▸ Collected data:
BEGIN

extern "C" int ovs_sim3_solve_ransac_host(ovs_optimizer* h, int B, const int32_t* pair_offsets, const ovs_camera* cam_1,
                                          const double* pose_1w, const ovs_camera* cam_2, const double* pose_2w, const double* pos_w_1,
                                          const float* sigma_sq_1, const double* pos_w_2, const float* sigma_sq_2, int fix_scale,
                                          int min_num_inliers, int max_num_iter, const uint64_t* seeds, double* sim3_12, uint8_t* valid,
                                          int32_t* num_inliers, int32_t* best_iter, uint8_t* inlier_out) {
    OVS_REQUIRE(h && B >= 0 && B <= 65535, OVS_ERR_INVALID_ARG, "bad argument (B must be in 0 .. 65535)");
    OVS_REQUIRE(min_num_inliers >= 0 && max_num_iter >= 0, OVS_ERR_INVALID_ARG, "min_num_inliers and max_num_iter must not be negative");
    if (B == 0) return OVS_OK;
    OVS_REQUIRE(pair_offsets && cam_1 && pose_1w && cam_2 && pose_2w && seeds && sim3_12 && valid && num_inliers && best_iter,
                OVS_ERR_INVALID_ARG, "null argument");
    OVS_REQUIRE(pair_offsets[0] == 0, OVS_ERR_INVALID_ARG, "pair_offsets[0] must be 0");
    for (int b = 0; b < B; ++b) {
        OVS_REQUIRE(pair_offsets[b + 1] >= pair_offsets[b], OVS_ERR_INVALID_ARG, "pair_offsets must be non-decreasing (problem %d)", b);
        OVS_REQUIRE((cam_1[b].model == ovs::kCamPerspective || cam_1[b].model == ovs::kCamEquirectangular) &&
                    (cam_2[b].model == ovs::kCamPerspective || cam_2[b].model == ovs::kCamEquirectangular),
                    OVS_ERR_INVALID_ARG, "unknown camera model (problem %d)", b);
    }
    const int n_all = pair_offsets[B];
    OVS_REQUIRE(n_all == 0 || (pos_w_1 && sigma_sq_1 && pos_w_2 && sigma_sq_2 && inlier_out), OVS_ERR_INVALID_ARG, "null argument");
    for (int i = 0; i < n_all; ++i)
        OVS_REQUIRE(sigma_sq_1[i] > 0.0f && std::isfinite(sigma_sq_1[i]) && sigma_sq_2[i] > 0.0f && std::isfinite(sigma_sq_2[i]),
                    OVS_ERR_INVALID_ARG, "sigma_sq of pair %d must be positive and finite", i);
    if (n_all == 0) {
        for (int b = 0; b < B; ++b) {
            for (int m = 0; m < 13; ++m) sim3_12[13 * (size_t)b + m] = (m == 0 || m == 4 || m == 8 || m == 12) ? 1.0 : 0.0;
            valid[b] = 0; num_inliers[b] = 0; best_iter[b] = -1;
        }
        return OVS_OK;
    }
    OVS_CUDA_CHECK(cudaSetDevice(h->device));
    invalidate_plan(h);
    if (h->pending) { OVS_CUDA_CHECK(ovs::sync_stream(h->stream)); h->pending = false; }
    const size_t N = (size_t)n_all, NB = (size_t)B;
    const size_t in_bytes_max = 256 * 12 + (NB + 1) * 4 + NB * 2 * sizeof(CameraD) + NB * 2 * 96 + N * 2 * (24 + 4) + NB * (8 + 8 + 4);
    const size_t out_bytes_max = 256 * 5 + NB * (13 * 8 + 4 + 4 + 1) + N;
    const size_t hbytes = in_bytes_max + out_bytes_max;
    const size_t dbytes = hbytes + 256 * 6 + N * 2 * (24 + 16 + 4) + 4096;
    int rc = ensure_arenas(h, dbytes, hbytes);
    if (rc != OVS_OK) return rc;
    Arena H{h->h_arena, 0, h->h_cap}, D{h->d_arena, 0, h->d_cap};
    int* hoff = H.take<int>(NB + 1); CameraD* hc1 = H.take<CameraD>(NB); CameraD* hc2 = H.take<CameraD>(NB);
    double* hp1 = H.take<double>(12 * NB); double* hp2 = H.take<double>(12 * NB);
    double* hw1 = H.take<double>(3 * N); float* hs1 = H.take<float>(N); double* hw2 = H.take<double>(3 * N); float* hs2 = H.take<float>(N);
    uint64_t* hseed = H.take<uint64_t>(NB); unsigned long long* hkey = H.take<unsigned long long>(NB); unsigned* hdone = H.take<unsigned>(NB);
    const size_t in_bytes = H.off;
    double* hS = H.take<double>(13 * NB);
    const size_t out_begin = (size_t)((uint8_t*)hS - h->h_arena);
    int* hnum = H.take<int>(NB); int* hbest = H.take<int>(NB); uint8_t* hvalid = H.take<uint8_t>(NB); uint8_t* hflags = H.take<uint8_t>(N);
    const size_t out_end = H.off;
    RansacArgs A;
    A.B = B; A.N = n_all; A.fix_scale = fix_scale ? 1 : 0; A.min_num_inliers = min_num_inliers; A.max_num_iter = max_num_iter;
    A.off = D.take<int>(NB + 1); A.cam1 = D.take<CameraD>(NB); A.cam2 = D.take<CameraD>(NB);
    A.pose1 = D.take<double>(12 * NB); A.pose2 = D.take<double>(12 * NB);
    A.pw1 = D.take<double>(3 * N); A.sig1 = D.take<float>(N); A.pw2 = D.take<double>(3 * N); A.sig2 = D.take<float>(N);
    A.seed = D.take<uint64_t>(NB); A.key = D.take<unsigned long long>(NB); A.done = D.take<unsigned>(NB);
    A.sim3 = D.take<double>(13 * NB); A.num_inliers = D.take<int>(NB); A.best_iter = D.take<int>(NB); A.valid = D.take<uint8_t>(NB);
    A.inlier = D.take<uint8_t>(N);
    A.pc1 = D.take<double>(3 * N); A.pc2 = D.take<double>(3 * N); A.rp1 = D.take<double>(2 * N); A.rp2 = D.take<double>(2 * N);
    A.bd1 = D.take<float>(N); A.bd2 = D.take<float>(N);
    memcpy(hoff, pair_offsets, 4 * (NB + 1));
    for (int b = 0; b < B; ++b) { hc1[b] = to_cam(&cam_1[b]); hc2[b] = to_cam(&cam_2[b]); }
    memcpy(hp1, pose_1w, 96 * NB); memcpy(hp2, pose_2w, 96 * NB);
    memcpy(hw1, pos_w_1, 24 * N); memcpy(hs1, sigma_sq_1, 4 * N); memcpy(hw2, pos_w_2, 24 * N); memcpy(hs2, sigma_sq_2, 4 * N);
    memcpy(hseed, seeds, 8 * NB); memset(hkey, 0, 8 * NB); memset(hdone, 0, 4 * NB);
    cudaStream_t st = h->stream;
    OVS_CUDA_CHECK(cudaMemcpyAsync(h->d_arena, h->h_arena, in_bytes, cudaMemcpyHostToDevice, st));
    k_sim3_ransac_prep<<<(n_all + kRansacPrepThreads - 1) / kRansacPrepThreads, kRansacPrepThreads, 0, st>>>(A);
    OVS_LAUNCH_CHECK();
    const int hyp_blocks = max_num_iter > 0 ? (max_num_iter + kRansacWarps - 1) / kRansacWarps : 1;
    k_sim3_ransac<<<dim3(hyp_blocks, B), kRansacThreads, 0, st>>>(A);
    OVS_LAUNCH_CHECK();
    OVS_CUDA_CHECK(cudaMemcpyAsync(h->h_arena + out_begin, h->d_arena + out_begin, out_end - out_begin, cudaMemcpyDeviceToHost, st));
    OVS_CUDA_CHECK(ovs::sync_stream(st));
    memcpy(sim3_12, hS, 13 * 8 * NB);
    memcpy(num_inliers, hnum, 4 * NB); memcpy(best_iter, hbest, 4 * NB); memcpy(valid, hvalid, NB);
    memcpy(inlier_out, hflags, N);
    return OVS_OK;
}
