-__global__ void __launch_bounds__(256) k_wide_build(const float4* __restrict__ nodes, uint32_t n_nodes, float4* __restrict__ wide) {
+__global__ void __launch_bounds__(256) k_wide_count(const float4* __restrict__ nodes, uint32_t n_nodes, uint32_t* __restrict__ block_count) {
+    __shared__ uint32_t s_warp[8];
+    const uint32_t i = blockIdx.x * 256u + threadIdx.x;
+    const bool interior = i < n_nodes && !(__float_as_uint(nodes[2 * (size_t)i + 1].w) & 0xffffu);
+    const unsigned m = __ballot_sync(0xffffffffu, interior);
+    if ((threadIdx.x & 31) == 0) s_warp[threadIdx.x >> 5] = (uint32_t)__popc(m);
+    __syncthreads();
+    if (threadIdx.x == 0) {
+        uint32_t t = 0;
+        for (int w = 0; w < 8; ++w) t += s_warp[w];
+        block_count[blockIdx.x] = t;
+    }
+}
+__global__ void __launch_bounds__(1024) k_wide_scan(uint32_t* __restrict__ c, uint32_t n) {
+    __shared__ uint32_t s_run[1024];
+    const uint32_t per = (n + 1023u) / 1024u;
+    const uint32_t lo = threadIdx.x * per < n ? threadIdx.x * per : n, hi = lo + per < n ? lo + per : n;
+    uint32_t t = 0;
+    for (uint32_t k = lo; k < hi; ++k) t += c[k];
+    s_run[threadIdx.x] = t;
+    __syncthreads();
+    if (threadIdx.x == 0) {
+        uint32_t run = 0;
+        for (int k = 0; k < 1024; ++k) { const uint32_t v = s_run[k]; s_run[k] = run; run += v; }
+    }
+    __syncthreads();
+    uint32_t run = s_run[threadIdx.x];
+    for (uint32_t k = lo; k < hi; ++k) { const uint32_t v = c[k]; c[k] = run; run += v; }
+}
+__global__ void __launch_bounds__(256) k_wide_rank(const float4* __restrict__ nodes, uint32_t n_nodes, const uint32_t* __restrict__ block_first,
+                                                   uint32_t* __restrict__ rank) {
+    __shared__ uint32_t s_warp[8];
+    const uint32_t i = blockIdx.x * 256u + threadIdx.x;
+    const int lane = threadIdx.x & 31, warp = threadIdx.x >> 5;
+    const bool interior = i < n_nodes && !(__float_as_uint(nodes[2 * (size_t)i + 1].w) & 0xffffu);
+    const unsigned m = __ballot_sync(0xffffffffu, interior);
+    if (lane == 0) s_warp[warp] = (uint32_t)__popc(m);
+    __syncthreads();
+    uint32_t before = block_first[blockIdx.x];
+    for (int w = 0; w < warp; ++w) before += s_warp[w];
+    if (interior) rank[i] = before + (uint32_t)__popc(m & ((1u << lane) - 1u));
+}
+
+__global__ void __launch_bounds__(256) k_wide_build(const float4* __restrict__ nodes, uint32_t n_nodes, const uint32_t* __restrict__ rank,
+                                                    float4* __restrict__ wide) {
     const uint32_t i = blockIdx.x * blockDim.x + threadIdx.x;
     if (i >= n_nodes) return;
     const float4 m1 = nodes[2 * (size_t)i + 1];
@@ -336,9 +380,9 @@
         a[k] = nodes[2 * (size_t)c[k]];
         b[k] = nodes[2 * (size_t)c[k] + 1];
         const uint32_t cm = __float_as_uint(b[k].w), np = cm & 0xffffu;
-        ref[k] = np ? (__float_as_uint(b[k].z) | (np << PB_WIDE_LEAF_SHIFT)) : c[k];
-    }
-    float4* o = wide + 4 * (size_t)i;
+        ref[k] = np ? (__float_as_uint(b[k].z) | (np << PB_WIDE_LEAF_SHIFT)) : rank ? rank[c[k]] : c[k];
+    }
+    float4* o = wide + 4 * (size_t)(rank ? rank[i] : i);
     o[0] = make_float4(a[0].x, a[0].y, a[0].z, a[0].w);
     o[1] = make_float4(b[0].x, b[0].y, a[1].x, a[1].y);
     o[2] = make_float4(a[1].z, a[1].w, b[1].x, b[1].y);
@@ -361,11 +405,6 @@
 __global__ void __launch_bounds__(PB_TRACE_THREADS, PB_WIDE_INST_MIN_BLOCKS) k_trace_wide_inst(DScene sc, TraceIO io, const uint32_t* __restrict__ d_nrays, uint32_t* __restrict__ cursor,
                                                                                              DCounters* cnt, int walk_steps) {
     trace_rays_wide<true>(sc, sc.wide, sc.tri_verts, io, *d_nrays, cursor, cnt, walk_steps);
-}
-
-__global__ void PB_WIDE_BOUNDS k_trace_wide_spec(DScene sc, TraceIO io, const uint32_t* __restrict__ d_nrays,
-                                                                                        uint32_t* __restrict__ cursor, DCounters* cnt, int walk_steps) {
-    trace_rays_wide_spec(sc, sc.wide, sc.tri_verts, io, *d_nrays, cursor, cnt, walk_steps);
 }
 
 __global__ void __launch_bounds__(256) k_rayprep(const float4* __restrict__ rays, const uint32_t* __restrict__ d_nrays, float4* __restrict__ pre) {
diff --git a/rs_pbrt_b200/csrc/pb_trace.cuh b/rs_pbrt_b200/csrc/pb_trace.cuh
--- a/rs_pbrt_b200/csrc/pb_trace.cuh
+++ b/rs_pbrt_b200/csrc/pb_trace.cuh
@@ -681,140 +681,4 @@
     }
 }
 
-PB_D void trace_rays_wide_spec(const DScene& sc, const float4* __restrict__ wide, const float4* __restrict__ tris, const TraceIO& io, uint32_t n_rays,
-                               uint32_t* __restrict__ cursor, DCounters* cnt, int walk_steps) {
-    const unsigned FULL = 0xffffffffu;
-    const int lane = threadIdx.x & 31;
-    constexpr int NS = PB_WIDE_STACK_ENTRIES;
-    __shared__ uint32_t s_ref[NS][PB_TRACE_THREADS_];
-    __shared__ float s_tmin[NS][PB_TRACE_THREADS_];
-    uint32_t l_ref[64 - NS];
-    float l_tmin[64 - NS];
-    RayPre r;
-    float t_max = 0.0f, cur_tmin = 0.0f, leaf2_tmin = 0.0f;
-    THit best;
-    int best_prim = -1;
-    uint32_t sp = 0, cur = 0, dest = 0, leaf1 = 0, leaf2 = 0;
-    bool active = false, any_hit = false, exhausted = n_rays == 0, have_cur = false;
-    uint32_t n_closest = 0, n_shadow = 0;
-    const float neg_inf = __int_as_float((int)0xff800000);
-#define PB_SPOP()                                                                                               \
-    do {                                                                                                        \
-        found = false;                                                                                          \
-        while (sp != 0u) {                                                                                      \
-            --sp;                                                                                               \
-            const uint32_t e_ = sp < (uint32_t)NS ? s_ref[sp][threadIdx.x] : l_ref[sp - NS];                    \
-            const float m_ = sp < (uint32_t)NS ? s_tmin[sp][threadIdx.x] : l_tmin[sp - NS];                     \
-            if (m_ < t_max) { nxt = e_; tm = m_; found = true; break; }                                         \
-        }                                                                                                       \
-    } while (0)
-#define PB_SROUTE()                                                                                             \
-    do {                                                                                                        \
-        for (;;) {                                                                                              \
-            if (!found) { have_cur = false; break; }                                                            \
-            if (!(nxt >> PB_WIDE_LEAF_SHIFT)) { cur = nxt; cur_tmin = tm; have_cur = true; break; }             \
-            if (!leaf1) { leaf1 = nxt; PB_SPOP(); continue; }                                                   \
-            leaf2 = nxt; leaf2_tmin = tm; have_cur = false; break;                                              \
-        }                                                                                                       \
-    } while (0)
-    for (;;) {
-        unsigned idle = __ballot_sync(FULL, !active);
-        bool done = false;
-        if (idle && !exhausted) {
-            uint32_t base = 0;
-            if (lane == 0) base = atomicAdd(cursor, (uint32_t)__popc(idle));
-            base = __shfl_sync(FULL, base, 0);
-            if (base >= n_rays) exhausted = true;
-            const uint32_t my = base + (uint32_t)__popc(idle & ((1u << lane) - 1u));
-            if (!active && my < n_rays) {
-                const uint32_t qi = io.perm ? __ldg(io.perm + my) : my;
-                const float4 a = ldg4_stream(io.rays + 2 * (size_t)qi), b = ldg4_stream(io.rays + 2 * (size_t)qi + 1);
-                t_max = a.w;
-                dest = __float_as_uint(b.w);
-                any_hit = (dest >> 30) == RAY_SHADOW;
-                r = make_ray(mk3(a.x, a.y, a.z), mk3(b.x, b.y, b.z));
-                best_prim = -1;
-                best.t = 0.0f; best.b0 = best.b1 = best.b2 = 0.0f;
-                sp = 0; cur = 0; cur_tmin = neg_inf; leaf1 = 0; leaf2 = 0;
-                active = true;
-                if (any_hit) n_shadow++; else n_closest++;
-                const float4 n0 = ldg4_keep(sc.nodes), n1 = ldg4_keep(sc.nodes + 1);
-                have_cur = slab_test(n0, n1, r, t_max);
-            }
-        }
-        if (!__any_sync(FULL, active)) break;
-        for (int step = 0; step < walk_steps; ++step) {
-            if (!(active && have_cur)) break;
-            const float4* rec = wide + 4 * (size_t)cur;
-            const float4 f0 = ldg4_keep(rec), f1 = ldg4_keep(rec + 1), f2 = ldg4_keep(rec + 2), f3 = ldg4_keep(rec + 3);
-            float tm0, tm1;
-            const bool h0 = slab_geo(f0.x, f0.y, f0.z, f0.w, f1.x, f1.y, r, tm0) && tm0 < t_max;
-            const bool h1 = slab_geo(f1.z, f1.w, f2.x, f2.y, f2.z, f2.w, r, tm1) && tm1 < t_max;
-            const bool neg = ((r.negmask >> (__float_as_uint(f3.z) & 3u)) & 1u) != 0u;
-            const uint32_t ref0 = __float_as_uint(f3.x), ref1 = __float_as_uint(f3.y);
-            const uint32_t ref_n = neg ? ref1 : ref0, ref_f = neg ? ref0 : ref1;
-            const bool hn = neg ? h1 : h0, hf = neg ? h0 : h1;
-            const float tn = neg ? tm1 : tm0, tf = neg ? tm0 : tm1;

END

Of the entries above, repeat exactly the lines from the line with "s_warp[warp] = (uint32_t)__popc(m);" through the line with "a[k] = nodes[2 * (size_t)c[k]];", both of them included.

+    if (lane == 0) s_warp[warp] = (uint32_t)__popc(m);
+    __syncthreads();
+    uint32_t before = block_first[blockIdx.x];
+    for (int w = 0; w < warp; ++w) before += s_warp[w];
+    if (interior) rank[i] = before + (uint32_t)__popc(m & ((1u << lane) - 1u));
+}
+
+__global__ void __launch_bounds__(256) k_wide_build(const float4* __restrict__ nodes, uint32_t n_nodes, const uint32_t* __restrict__ rank,
+                                                    float4* __restrict__ wide) {
     const uint32_t i = blockIdx.x * blockDim.x + threadIdx.x;
     if (i >= n_nodes) return;
     const float4 m1 = nodes[2 * (size_t)i + 1];
@@ -336,9 +380,9 @@
         a[k] = nodes[2 * (size_t)c[k]];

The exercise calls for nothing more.